Republicans can only afford to have three members vote ‘no’ to stop Trump’s “big, beautiful bill.” Representative Thomas Massie said that he is opposed to the bill that adds $20 trillion to the debt over 10 years. He said, “I don’t think he [Mr Trump] wants to talk about cutting spending.”

Trump emphasized that he does not want Medicare touched, and said that only waste, fraud and abuse would be cut. Representative Ted Lieu observed, “I don’t think the President has read the bill. He said ‘Don’t F around with Medicaid.’ The bulk of their bill messes around with Medicaid.”

Meanwhile, zero cuts were made to the Pentagon, instead, about $10 billion was funneled into it.

About 80 million Americans get Medicare and 70 million get Medicaid.

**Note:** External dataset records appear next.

void build_plan(int n_reads, int n_haps, const int64_t* read_off, const int64_t* hap_off,
                int rows_per_lane, int target_cols, Plan* out, bool want_lanes) {
  Plan& p = *out;
  p.rows_per_lane = rows_per_lane;
  p.n_chunks = 0;
  p.n_stream = p.n_stream_flat = 0;
  p.useful_rows = 0;
  p.max_read_len = p.max_hap_len = 0;
  p.groups.clear(); p.long_reads.clear(); p.lanes.clear(); p.chunk_used.clear();

  p.hap_len.resize(n_haps);
  p.hap_pos.resize(n_haps);
  p.hap_pos_flat.resize(n_haps);
  p.hap_orig.resize(n_haps);
  p.hap_sidx.resize(n_haps);
  p.hap_group.resize(n_haps);
  p.hap_src.resize(n_haps);
  int64_t total_cols = 0;
  std::iota(p.hap_orig.begin(), p.hap_orig.end(), 0);
  std::stable_sort(p.hap_orig.begin(), p.hap_orig.end(), [&](int32_t a, int32_t b) {
    return hap_off[a + 1] - hap_off[a] < hap_off[b + 1] - hap_off[b];
  });
  for (int k = 0; k < n_haps; k++) {
    const int h = p.hap_orig[k];
    const int len = (int)(hap_off[h + 1] - hap_off[h]);
    p.hap_len[k] = len;
    p.hap_sidx[h] = k;
    p.max_hap_len = std::max(p.max_hap_len, len);
    total_cols += len + 1;
  }
  if (target_cols < 256) target_cols = 256;
  int n_groups = (int)((total_cols + target_cols - 1) / target_cols);
  bool equal_split = true, graded = false;
  if (rows_per_lane > 0) {
    int64_t blocks = 0;
    {
      int shift = -1;
      for (int b = 0; b < 8; b++) if ((1 << b) == rows_per_lane) shift = b;
      const int long_from = kLanes * rows_per_lane;
      for (int r = 0; r < n_reads; r++) {
        const int R = (int)(read_off[r + 1] - read_off[r]);
        p.max_read_len = std::max(p.max_read_len, R);
        if (R < long_from) blocks += shift >= 0 ? (R + rows_per_lane) >> shift : blocks_for(R, rows_per_lane);
      }
    }
    const int64_t chunks_est = std::max<int64_t>(1, (blocks + kLanes - 1) / kLanes);
    static const int wanted_env = [] { const char* v = getenv("GKLHIP_WANTED_JOBS"); return v ? atoi(v) : 0; }();
    const int64_t slots = kWantedJobs, chunks_hi = chunks_est + chunks_est / 100 + 1;
    const int64_t wanted = wanted_env > 0 ? wanted_env : (chunks_est <= 650 || total_cols <= 4 * (int64_t)target_cols ? 3 * slots : slots);
    int64_t by_jobs = std::min<int64_t>((wanted + chunks_est - 1) / chunks_est, n_haps);
    if (chunks_hi * by_jobs > slots && chunks_hi * by_jobs * 10 <= slots * 13) by_jobs = std::max<int64_t>(1, slots / chunks_hi);
    graded = chunks_hi * by_jobs > slots;
    if (by_jobs >= n_groups) n_groups = (int)by_jobs;
    else equal_split = false;
  }
  n_groups = std::max(1, std::min(n_groups, n_haps));
  std::vector<int64_t> want;
  if (equal_split || total_cols < 3 * (int64_t)target_cols) {
    const int64_t per_group = (total_cols + n_groups - 1) / n_groups;
    want.assign((size_t)n_groups, per_group);
    if (graded && equal_split && n_groups >= 4)
      for (int i = 0; i < n_groups; i++)
        want[(size_t)i] = std::max<int64_t>(1, (int64_t)((double)per_group * (1.35 - 0.7 * (double)i / (double)(n_groups - 1))));
  } else {
    const int64_t tail[4] = {target_cols / 2, target_cols / 4, target_cols / 8, target_cols / 8};
    const int64_t head = total_cols - target_cols;
    const int n_big = (int)std::max<int64_t>(1, (head + target_cols / 2) / target_cols);
    want.assign((size_t)n_big, (head + n_big - 1) / n_big);
    want.insert(want.end(), tail, tail + 4);
  }
  {
    int h = 0;
    size_t gi = 0;
    while (h < n_haps) {
      PlanGroup g;
      g.hap_begin = h;
      g.stream_begin = p.n_stream;
      g.pad_ = 0;
      int64_t cols = 0;
      const bool last = gi + 1 >= want.size();
      const int64_t share = want[std::min(gi, want.size() - 1)];
      do {
        p.hap_pos[h] = p.n_stream;
        p.hap_pos_flat[h] = p.n_stream_flat;
        p.n_stream_flat += p.hap_len[h] + 1;
        p.hap_group[h] = (int32_t)p.groups.size();
        p.hap_src[h] = (int32_t)hap_off[p.hap_orig[h]];
        p.n_stream += p.hap_len[h] + 1;
        cols += p.hap_len[h] + 1;
        h++;
      } while (h < n_haps && (last || cols + (p.hap_len[h] + 1) / 2 < share));
      g.hap_end = h;
      p.n_stream += kLanes;
      p.groups.push_back(g);
      gi++;
    }
  }

  p.n_stream_flat += kLanes;

  if (rows_per_lane <= 0)
    for (int r = 0; r < n_reads; r++)
      p.max_read_len = std::max(p.max_read_len, (int)(read_off[r + 1] - read_off[r]));
  p.place_chunk.resize((size_t)n_reads);
  p.place_lane.resize((size_t)n_reads);
  if (rows_per_lane <= 0 || n_reads == 0) return;
  static thread_local std::vector<int32_t> order;
  static thread_local PackScratch scratch;
  order.clear();
  const int long_from = kLanes * rows_per_lane;
  if (p.max_read_len < long_from) {
    order.resize((size_t)n_reads);
    std::iota(order.begin(), order.end(), 0);
  } else {
    for (int r = 0; r < n_reads; r++) {
      if ((int)(read_off[r + 1] - read_off[r]) < long_from) order.push_back(r);
      else { p.long_reads.push_back(r); p.place_chunk[r] = -1; p.place_lane[r] = 0; }
    }
  }
  p.n_chunks = pack_reads_place(order.data(), (int)order.size(), read_off, rows_per_lane,
                                (int)std::max<size_t>(order.size(), 1), p.place_chunk.data(), p.place_lane.data(),
                                &p.chunk_used, &p.useful_rows, &scratch);
  if (want_lanes) expand_lanes(p, n_reads, read_off, &p.lanes);
}
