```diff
+                v[u][n] = ok[u] ? *reinterpret_cast<const float4 *>(ring + d[u].ring + n * 2 * SREC) : make_float4(0.f, 0.f, 0.f, 0.f);
+        }
+#pragma unroll
+        for (int u = 0; u < 3; ++u) {
+#pragma unroll
+            for (int n = 0; n < NB; ++n) {
+                const int b = b0 + n;
+                if (ok[u] && b < a.B)
+                    *reinterpret_cast<float4 *>(d[u].dst + (size_t)((unsigned)(b * T + mk)) * d[u].row) = v[u][n];
             }
         }
     };
@@ -370,24 +368,22 @@
         step_barrier<false>(prof);
         for (int m0 = 0; m0 < n_steps; m0 += SCH) {
             const int done = m0 / SCH - 1;
-            if (done >= 0) flush(done, b0, 0, 3);
-            step_barrier<false, S_SLEEP>(prof);
-            if (done >= 0) flush(done, b0, 3, 6);
-            step_barrier<false, S_SLEEP>(prof);
-            if (done >= 0) flush(done, b0, 6, 9);
-            step_barrier<false, S_SLEEP>(prof);
-            if (done >= 0) flush(done, b0, 9, 12);
-            step_barrier<false, S_SLEEP>(prof);
-            if (done >= 0) flush(done, b0, 12, 15);
-            step_barrier<false, S_SLEEP>(prof);
-            if (done >= 0) flush(done, b0, 15, 18);
-            step_barrier<false, S_SLEEP>(prof);
-            if (done >= 0) flush(done, b0, 18, 21);
-            step_barrier<false, S_SLEEP>(prof);
-            if (done >= 0) flush(done, b0, 21, 24);
-            step_barrier<false, S_SLEEP>(prof);
-        }
-        flush(n_steps / SCH - 1, b0, 0, SPIECES);
+            if (done >= 1 && SCH * done + SCH <= T) {
+#pragma unroll
+                for (int k = 0; k < SCH; ++k) {
+                    flush(std::false_type{}, done, b0, k);
+                    step_barrier<false, S_SLEEP>(prof);
+                }
+            } else {
+#pragma unroll 1
+                for (int k = 0; k < SCH; ++k) {
+                    if (done >= 0) flush(std::true_type{}, done, b0, k);
+                    step_barrier<false, S_SLEEP>(prof);
+                }
+            }
+        }
+#pragma unroll 1
+        for (int k = 0; k < SCH; ++k) flush(std::true_type{}, n_steps / SCH - 1, b0, k);
         if (a.head_train) asm volatile("s_waitcnt vmcnt(0)" ::: "memory");
         if (a.head_train) tail_all<NB>(a, sm, threadIdx.x, b0);
         else step_barrier<false>(prof);
diff --git a/neural-speech-decoding_amd/csrc/nsd_ring_block.h b/neural-speech-decoding_amd/csrc/nsd_ring_block.h
--- /dev/null
+++ b/neural-speech-decoding_amd/csrc/nsd_ring_block.h
@@ -0,0 +1,19 @@
+#pragma once
+#include <hip/hip_runtime.h>
+#include <type_traits>
+
+template <int NB, int N, class Body>
+__device__ __forceinline__ void ring_block(const bool inside, Body &&body) {
+    if constexpr (NB == 1) {
+        if (inside) {
+#pragma unroll
+            for (int k = 0; k < N; ++k) body(k, std::true_type{});
+        } else {
+#pragma unroll 1
+            for (int k = 0; k < N; ++k) body(k, std::false_type{});
+        }
+    } else {
+#pragma unroll
+        for (int k = 0; k < N; ++k) body(k, std::false_type{});
+    }
+}
```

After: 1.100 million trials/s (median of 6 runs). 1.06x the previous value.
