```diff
diff --git a/rnacode_amd/csrc/rc_sim_core.h b/rnacode_amd/csrc/rc_sim_core.h
--- /dev/null
+++ b/rnacode_amd/csrc/rc_sim_core.h
@@ -0,0 +1,33 @@
+#pragma once
+#include <cstdint>
+
+#ifdef __HIPCC__
+#define RC_SIM_HD __host__ __device__ __forceinline__
+#else
+#define RC_SIM_HD inline
+#endif
+
+namespace rc {
+
+RC_SIM_HD uint32_t codon_flip(uint32_t c) { return ((c & 3u) << 4) | (c & 12u) | ((c >> 4) & 3u); }
+
+RC_SIM_HD uint32_t sim_draw(uint32_t u, uint32_t t0, uint32_t t1, uint32_t t2) { return (u > t0) + (u > t1) + (u > t2); }
+RC_SIM_HD uint32_t sim_base(uint32_t basepack, uint32_t ps) { return (basepack >> (2 * ps)) & 3u; }
+RC_SIM_HD uint32_t sim_clamps(uint32_t u, uint32_t t3) { return u > t3; }
+constexpr uint32_t kNodeMayClamp = 0x8000u;
+RC_SIM_HD bool sim_may_clamp(uint32_t t3) { return t3 != 0xFFFFFFFFu; }
+
+RC_SIM_HD uint32_t sim_window(uint32_t win, uint32_t state) { return (win << 2) | state; }
+RC_SIM_HD uint32_t sim_window6(uint32_t win, uint32_t state) { return ((win << 2) | state) & 63u; }
+
+RC_SIM_HD uint32_t sim_window_rev(uint32_t winR, uint32_t state) { return (state << 4) | (winR >> 2); }
+RC_SIM_HD uint32_t sim_rev_codon(uint32_t winR) { return winR ^ 63u; }
+
+RC_SIM_HD uint32_t sim_ref_rev(uint32_t aF) { return codon_flip(aF) ^ 63u; }
+RC_SIM_HD uint32_t sim_index_fwd(uint32_t aF, uint32_t b, uint32_t m) { return aF * 64u + (b & m); }
+RC_SIM_HD uint32_t sim_index_rev(uint32_t aR, uint32_t b, uint32_t m) { return aR * 64u + ((codon_flip(b) ^ 63u) & m); }
+RC_SIM_HD uint32_t sim_index_rev_window(uint32_t aR, uint32_t winR, uint32_t m) { return aR * 64u + ((winR ^ 63u) & m); }
+RC_SIM_HD uint32_t sim_mask_field(uint32_t word, int c) { return (word >> (6 * c)) & 63u; }
+RC_SIM_HD uint32_t sim_pack(uint32_t code, int c) { return code << (6 * c + 2); }
+
+}
```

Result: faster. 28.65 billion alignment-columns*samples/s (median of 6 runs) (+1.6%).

Analysis from the congressional budget office shows that 7.6 million people would lose their Medicaid coverage if the current House proposal becomes law. 63% of nursing home care is funded by Medicaid. The bill would also cut 3 million people from the SNAP food stamps program.

The Joint Committee on Taxation (JCT) estimated that the bill as written would increase deficits by $3.8 trillion through to 2034.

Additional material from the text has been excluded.